3dfx's budget offering, Voodoo 4 4500, was immediately
outclassed by NVIDIA with GeForce 2 MX and all the rest of the lineup by
GeForce 2 and GeForce 2 GTS, which had a much more attractive quality / price
ratio. 3dfx suffered further defeat, those who hoped for 3dfx series 5 as a
possible rematch were shocked, by now the market was always one step ahead and
first the GeForce and then the Radeon DDR became too strong opponents to
defeat.
The fall of the giant
3dfx took a final shot of the tail to try to keep up with
Nvidia by announcing the Voodoo5 6000. The card had 4 VSA100 processors
operating in parallel, at 166 MHz, each with 32 Mb of SDRAM, making the 6000
the first card. with 128 MB of RAM in the world. The huge $ 600 price tag, the
external power connector and some really cool specs turned this card into one
of the most anticipated ever. But while fans around the world eagerly awaited
its new little gem, 3dfx was in dire straits.
A millionaire lawsuit by NVIDIA for patent infringement and
a production line not up to supporting its commercialization led 3dfx to cancel
the 6000 in November 2000. Some Voodoo 5 6000 benchmarks that see it above the
GeForce 2 are still available on the net.
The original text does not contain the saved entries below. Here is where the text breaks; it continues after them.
template <int BN, bool kSplit>
__global__ void __launch_bounds__(kThreads, 1)
conv_tc_kernel(const __grid_constant__ TcMaps maps, const TcParams p) {
  extern __shared__ uint8_t smem_raw[];
  const uint32_t smem_base = (smem_u32(smem_raw) + 1023u) & ~1023u;
  uint8_t* smem_gen = smem_raw + (smem_base - smem_u32(smem_raw));
  const int warp = threadIdx.x >> 5, lane = threadIdx.x & 31;
  const uint32_t a_bytes = kABytes;
  constexpr uint32_t b_bytes = (uint32_t)BN * 128u;
  constexpr uint32_t kPl = kSplit ? 2u : 1u;
  const uint32_t stage_bytes = kPl * (p.halo ? b_bytes : a_bytes + b_bytes);
  const uint32_t win_bytes = kPl * p.halo_bytes;
  const uint32_t ring_base = smem_base + (p.halo ? (uint32_t)p.a_stages * win_bytes : 0u);
  const uint32_t bar_base = ring_base + p.stages * stage_bytes;
  auto full_bar = [&](int s) { return bar_base + 8u * s; };
  auto empty_bar = [&](int s) { return bar_base + 8u * (p.stages + s); };
  auto fullA_bar = [&](int s) { return bar_base + 8u * (2 * p.stages + s); };
  auto emptyA_bar = [&](int s) { return bar_base + 8u * (2 * p.stages + p.a_stages + s); };
  constexpr bool kPingPong = ping_pong(BN, kSplit);
  float* sbias = reinterpret_cast<float*>(smem_gen + p.misc_off);
  float* rowbuf = sbias + 2 * 768;

  if (threadIdx.x == 0) {
    constexpr uint32_t readers = kPingPong ? kConsumerWarps / 2 : kConsumerWarps;
    for (int s = 0; s < p.stages; ++s) {
      mbar_init(full_bar(s), 1);
      mbar_init(empty_bar(s), readers);
    }
    for (int s = 0; s < p.a_stages; ++s) {
      mbar_init(fullA_bar(s), 1);
      mbar_init(emptyA_bar(s), readers);
    }
    asm volatile("fence.mbarrier_init.release.cluster;" ::: "memory");
  }
  __syncthreads();

  const int nsp = p.kh * p.kw;
  const int num_kc = p.num_kc, nstages = p.stages;
  const bool halo = p.halo != 0;
  const int res_steps = p.res_mma ? BN / 64 : 0;

  if (warp >= kProducerWarp) {
    asm volatile("setmaxnreg.dec.sync.aligned.u32 40;" ::: "memory");
    if (warp != kProducerWarp) return;
    const bool el = elect_one();
    if (el) {
      prefetch_tmap(&maps.a[0]);
      prefetch_tmap(&maps.b);
      if (p.sp == 2) { prefetch_tmap(&maps.a[1]); prefetch_tmap(&maps.a[2]); prefetch_tmap(&maps.a[3]); }
      if (p.t_mode == 2) prefetch_tmap(&maps.c);
      if (p.res_mma) { prefetch_tmap(&maps.r); prefetch_tmap(&maps.e); }
    }
    int stage = 0, sA = 0;
    uint32_t phase = 0, phA = 0;
    auto acquire = [&](uint32_t bytes) {
      mbar_wait(empty_bar(stage), phase ^ 1u);
      if (el) mbar_expect_tx(full_bar(stage), bytes);
    };
    auto advance = [&]() { if (++stage == nstages) { stage = 0; phase ^= 1u; } };
    auto load_b_planes = [&](uint32_t dst, const CUtensorMap* m, int kcol, int n, int wb_) {
      tma_load_3d(dst, m, full_bar(stage), kcol, n, wb_);
      if constexpr (kSplit) tma_load_3d(dst + b_bytes, m, full_bar(stage), p.b_lo + kcol, n, wb_);
    };
    auto load_window = [&](const CUtensorMap* m, int c0, int lo_off, int cw, int ch, int ct, int cb) {
      mbar_wait(emptyA_bar(sA), phA ^ 1u);
      if (el) {
        mbar_expect_tx(fullA_bar(sA), win_bytes);
        tma_load_5d(smem_base + (uint32_t)sA * win_bytes, m, fullA_bar(sA), c0, cw, ch, ct, cb);
        if constexpr (kSplit) tma_load_5d(smem_base + (uint32_t)sA * win_bytes + p.halo_bytes, m, fullA_bar(sA), lo_off + c0, cw, ch, ct, cb);
      }
      if (++sA == p.a_stages) { sA = 0; phA ^= 1u; }
    };
    for (long long tile = blockIdx.x; tile < p.num_tiles; tile += gridDim.x) {
      const TileCoord tc = decode_tile(p, tile);
      const int wb = p.w_batched ? tc.b : 0;
      for (int a = 0; a < p.kt; ++a) {
        int tv;
        bool from_cache;
        if (!tap_time(p, tc, a, tv, from_cache)) continue;
        if (halo) {
          const CUtensorMap* mapA = from_cache ? &maps.c : &maps.a[0];
          for (int kc = 0; kc < num_kc; ++kc) {
            load_window(mapA, kc * 64, p.a_lo, tc.w0 - p.pw, tc.h0 - p.ph, tv, tc.b);
            int kcol = a * nsp * p.Ci + kc * 64;
            for (int sp = 0; sp < nsp; ++sp, kcol += p.Ci) {
              acquire(stage_bytes);
              if (el) load_b_planes(ring_base + stage * stage_bytes, &maps.b, kcol, tc.n0, wb);
              advance();
            }
          }
        } else {
          int kcol = a * nsp * p.Ci;
          for (int bb = 0; bb < p.kh; ++bb) {
            for (int c = 0; c < p.kw; ++c, kcol += p.Ci) {
              const int dh = bb - p.ph, dw2 = c - p.pw;
              int ch, cw;
              const CUtensorMap* mapA;
              if (p.sp == 2) {
                mapA = &maps.a[(dh & 1) * 2 + (dw2 & 1)];
                ch = tc.h0 + (dh >> 1);
                cw = tc.w0 + (dw2 >> 1);
              } else {
                mapA = &maps.a[0];
                ch = tc.h0 + dh;
                cw = tc.w0 + dw2;
              }
              if (from_cache) mapA = &maps.c;
              for (int kc = 0; kc < num_kc; ++kc) {
                acquire(stage_bytes);
                if (el) {
                  const uint32_t sa = smem_base + stage * stage_bytes;
                  tma_load_5d(sa, mapA, full_bar(stage), kc * 64, cw, ch, tv, tc.b);
                  if constexpr (kSplit) tma_load_5d(sa + a_bytes, mapA, full_bar(stage), p.a_lo + kc * 64, cw, ch, tv, tc.b);
                  load_b_planes(sa + kPl * a_bytes, &maps.b, kcol + kc * 64, tc.n0, wb);
                }
                advance();
              }
            }
          }
        }
      }
      for (int g = 0; g < res_steps; ++g) {
        if (halo) {
          load_window(&maps.r, tc.n0 + g * 64, p.o_lo, tc.w0 - p.pw, tc.h0 - p.ph, tc.t0, tc.b);
          acquire(b_bytes);
          if (el) tma_load_3d(ring_base + stage * stage_bytes, &maps.e, full_bar(stage), g * 64, 0, 0);
        } else {
          acquire(kPl * a_bytes + b_bytes);
          if (el) {
            const uint32_t sa = smem_base + stage * stage_bytes;
            tma_load_5d(sa, &maps.r, full_bar(stage), tc.n0 + g * 64, tc.w0, tc.h0, tc.t0, tc.b);
            if constexpr (kSplit) tma_load_5d(sa + a_bytes, &maps.r, full_bar(stage), p.o_lo + tc.n0 + g * 64, tc.w0, tc.h0, tc.t0, tc.b);
            tma_load_3d(sa + kPl * a_bytes, &maps.e, full_bar(stage), g * 64, 0, 0);
          }
        }
        advance();
      }
    }
    return;
  }

  asm volatile("setmaxnreg.inc.sync.aligned.u32 232;" ::: "memory");
  constexpr int R = BN / 2;
  constexpr int kHalves = kPingPong ? 2 : 1;
  constexpr bool kSum = kSplit && BN <= 128;
  const int g = warp >> 2, wq = warp & 3;
  const bool leader = lane == 0;
  const uint32_t hi_b = desc_hi(1024u);
  const uint32_t hi_a = halo ? desc_hi((uint32_t)p.hP * 128u) : hi_b;
  const uint32_t a_half = halo ? 8u * (uint32_t)p.hP * 128u : 64u * 128u;
  const uint32_t a_row_off = kPingPong ? 0u : (uint32_t)g * a_half;
  const uint32_t a_pl = halo ? p.halo_bytes : a_bytes;
  const uint32_t b_addr0 = halo ? ring_base : smem_base + kPl * a_bytes;
  float acc[kHalves][R];
  float sum[kSum ? R : 1];
  int stage = 0, sA = 0, sR = 0;
  uint32_t phase = 0, phA = 0;
  int pend_stage = -1;
  bool pend_win = false;
  auto release = [&]() {
    if (leader) {
      if (pend_stage >= 0) mbar_arrive(empty_bar(pend_stage));
      if (pend_win) mbar_arrive(emptyA_bar(sR));
    }
    if (pend_win && ++sR == p.a_stages) sR = 0;
    pend_stage = -1;
    pend_win = false;
  };
  auto kstep = [&](bool a_from_stage, uint32_t a_addr, uint32_t scale, bool res, bool last_of_window) {
    mbar_wait(full_bar(stage), phase);
    if (a_from_stage) a_addr = smem_base + stage * stage_bytes + a_row_off;
    const uint32_t b_addr = b_addr0 + stage * stage_bytes;
    const uint32_t al = desc_lo(a_addr), bl = desc_lo(b_addr);
    wgmma_fence();
#pragma unroll
    for (uint32_t j = 0; j < 4u; ++j) {
      const uint64_t ah = desc(al + 2u * j, hi_a), bh = desc(bl + 2u * j, hi_b);
      wgmma_k16<BN, kSplit>(acc[0], ah, bh, j == 0 ? scale : 1u);
      if constexpr (kPingPong) wgmma_k16<BN, kSplit>(acc[1], desc(al + (a_half >> 4) + 2u * j, hi_a), bh, j == 0 ? scale : 1u);
      if constexpr (kSplit) {
        wgmma_k16<BN, kSplit>(acc[0], desc(al + (a_pl >> 4) + 2u * j, hi_a), bh, 1u);
        if (!res) wgmma_k16<BN, kSplit>(acc[0], ah, desc(bl + (b_bytes >> 4) + 2u * j, hi_b), 1u);
      }
    }
    wgmma_commit();
    wgmma_wait<1>();
    release();
    pend_stage = stage;
    pend_win = last_of_window;
    if (++stage == nstages) { stage = 0; phase ^= 1u; }
  };

  const int rbase = (kPingPong ? 0 : 64 * g) + 16 * wq + (lane >> 2);
  const int cq = 2 * (lane & 3);
  const bool res_direct = (p.res_mode == 1 && !p.res_mma);
  const bool store_a = (p.ln_mode != 1);
  const float inv_n = 1.0f / (float)BN;
  int last_n0 = -1;
  uint32_t cbuf = 1;

  int owner = 0;
  for (long long tile = blockIdx.x; tile < p.num_tiles; tile += gridDim.x, owner ^= 1) {
    const TileCoord tc = decode_tile(p, tile);
    if constexpr (kPingPong) {
      if (owner != g) {
        const int taps = tile_taps(p, tc);
        stage += taps * nsp * num_kc + res_steps;
        if ((stage / nstages) & 1) phase ^= 1u;
        stage %= nstages;
        if (halo) {
          const int nw = taps * num_kc + res_steps;
          sA += nw;
          if ((sA / p.a_stages) & 1) phA ^= 1u;
          sA %= p.a_stages;
          sR = (sR + nw) % p.a_stages;
        }
        continue;
      }
      if (tile != blockIdx.x) named_bar_sync(kBarTurn + g, kConsumerWarps * 32);
    }
    uint32_t G = 0xFFFFFFFFu;
    if constexpr (kSum) {
      if (p.kparts > 1) {
        const uint32_t nk = (uint32_t)(tile_taps(p, tc) * nsp * num_kc + res_steps);
        G = (nk + (uint32_t)p.kparts - 1u) / (uint32_t)p.kparts;
      }
#pragma unroll
      for (int i = 0; i < R; ++i) sum[i] = 0.f;
    }
    uint32_t ks = 0, accum = 0;
    auto step = [&](bool a_from_stage, uint32_t a_addr, bool res, bool last_of_window) {
      if constexpr (kSum) {
        if (ks > 0 && ks % G == 0) {
          wgmma_wait<0>();
          acc_fence(acc[0]);
          release();
#pragma unroll
          for (int i = 0; i < R; ++i) sum[i] += acc[0][i];
          accum = 0;
        }
      }
      kstep(a_from_stage, a_addr, accum, res, last_of_window);
      accum = 1;
      ++ks;
    };
    for (int a = 0; a < p.kt; ++a) {
      int tv;
      bool from_cache;
      if (!tap_time(p, tc, a, tv, from_cache)) continue;
      if (halo) {
        for (int kc = 0; kc < num_kc; ++kc) {
          mbar_wait(fullA_bar(sA), phA);
          const uint32_t win = smem_base + (uint32_t)sA * win_bytes + a_row_off;
          for (int bb = 0; bb < p.kh; ++bb)
            for (int c = 0; c < p.kw; ++c)
              step(false, win + (uint32_t)(bb * p.hP + c) * 128u, false, bb == p.kh - 1 && c == p.kw - 1);
          if (++sA == p.a_stages) { sA = 0; phA ^= 1u; }
        }
      } else {
        for (int s = nsp * num_kc; s > 0; --s) step(true, 0u, false, false);
      }
    }
    for (int gr = 0; gr < res_steps; ++gr) {
      if (halo) {
        mbar_wait(fullA_bar(sA), phA);
        step(false, smem_base + (uint32_t)sA * win_bytes + a_row_off + (uint32_t)(p.ph * p.hP + p.pw) * 128u, true, true);
        if (++sA == p.a_stages) { sA = 0; phA ^= 1u; }
      } else {
        step(true, 0u, true, false);
      }
    }
    if constexpr (kPingPong) {
      if (tile + gridDim.x < p.num_tiles) named_bar_arrive(kBarTurn + (g ^ 1), kConsumerWarps * 32);
    }
    wgmma_wait<0>();
#pragma unroll
    for (int hf = 0; hf < kHalves; ++hf) acc_fence(acc[hf]);
    release();
    if constexpr (kSum) {
#pragma unroll
      for (int i = 0; i < R; ++i) acc[0][i] += sum[i];
    }

    if (tc.n0 != last_n0) {
      last_n0 = tc.n0;
      cbuf ^= 1u;
      constexpr int nthr = kPingPong ? 128 : kConsumerWarps * 32;
      float* b_ = sbias + ((kPingPong ? 2 * g : 0) + cbuf) * 768;
      for (int i = threadIdx.x % nthr; i < BN; i += nthr) {
        b_[i] = (p.bias && tc.n0 + i < p.Co_real) ? p.bias[tc.n0 + i] : 0.f;
        if (p.ln_mode) { const float sc = (p.ln_silu && !kSplit) ? 0.5f : 1.0f; b_[256 + i] = sc * p.ln_gamma[tc.n0 + i]; b_[512 + i] = sc * p.ln_beta[tc.n0 + i]; }
      }
      named_bar_sync(kPingPong ? kBarBias + g : 1u, nthr);
    }
    const float* bias_s = sbias + ((kPingPong ? 2 * g : 0) + cbuf) * 768;
    const float* gamma_s = bias_s + 256;
    const float* beta_s = bias_s + 512;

Ultra and the Radeon 7500, which at
that time dominated the market, and in some tests it was even superior to the
Geforce 3, which would only be released in February 2001.
Despite being in obvious difficulties, there were two
projects at stake that could have revived the fate of the company. Microsoft
was looking for the ideal graphics chip for its brand new gaming machine, the
Xbox (by the way, find our end-of-gen special on Xbox One here.), but in the
end, as we know, Nvidia's proposal was preferred. The second was a project that
3dfx engineers had been working on for years and that could have completely
revolutionized the market: the Rampage chip .
The video cards based on the Rampage chip should have been
three: the Specter 1000, 2000 and 3000 and they saw for the first time the
introduction of hardware support for transformation and lighting , which NVIDIA
had already brought to its GPUs starting from the GeForce 256.
But by now 3dfx was at the end of its life cycle, its
creditors started a bankruptcy process and, with no hope of being victorious,
on December 15, 2000 it announced the cessation of the business through its
website and it was acquired by NVIDIA, until at that time its biggest
competitor. Many of 3dfx's two hundred employees went to work for ATI on the
"CrossFire" series cards and for NVIDIA, creating the "FX"
series.
3dfx Legacy
In a parallel universe could Rampage have changed the cards
on the table? Difficult to say, the only certain thing is that it would have
outclassed any other card on the market at that time, some of the solutions
adopted on that chip were in fact used by NVIDIA for the GeForce 5 series,
which would be released three years later.
It took only two years and a big misjudgment to bring a
company capable of dominating the market to a disastrous fall. 3dfx had the
merit of being able to interpret and convey the market of the mid-90s, the
introduction of specific APIs for 3D support was revolutionary and for the
first time allowed developers to interface directly with graphics chips,
creating a standard , so much so that some of its engineering solutions are
still part of the genetic makeup of modern video cards.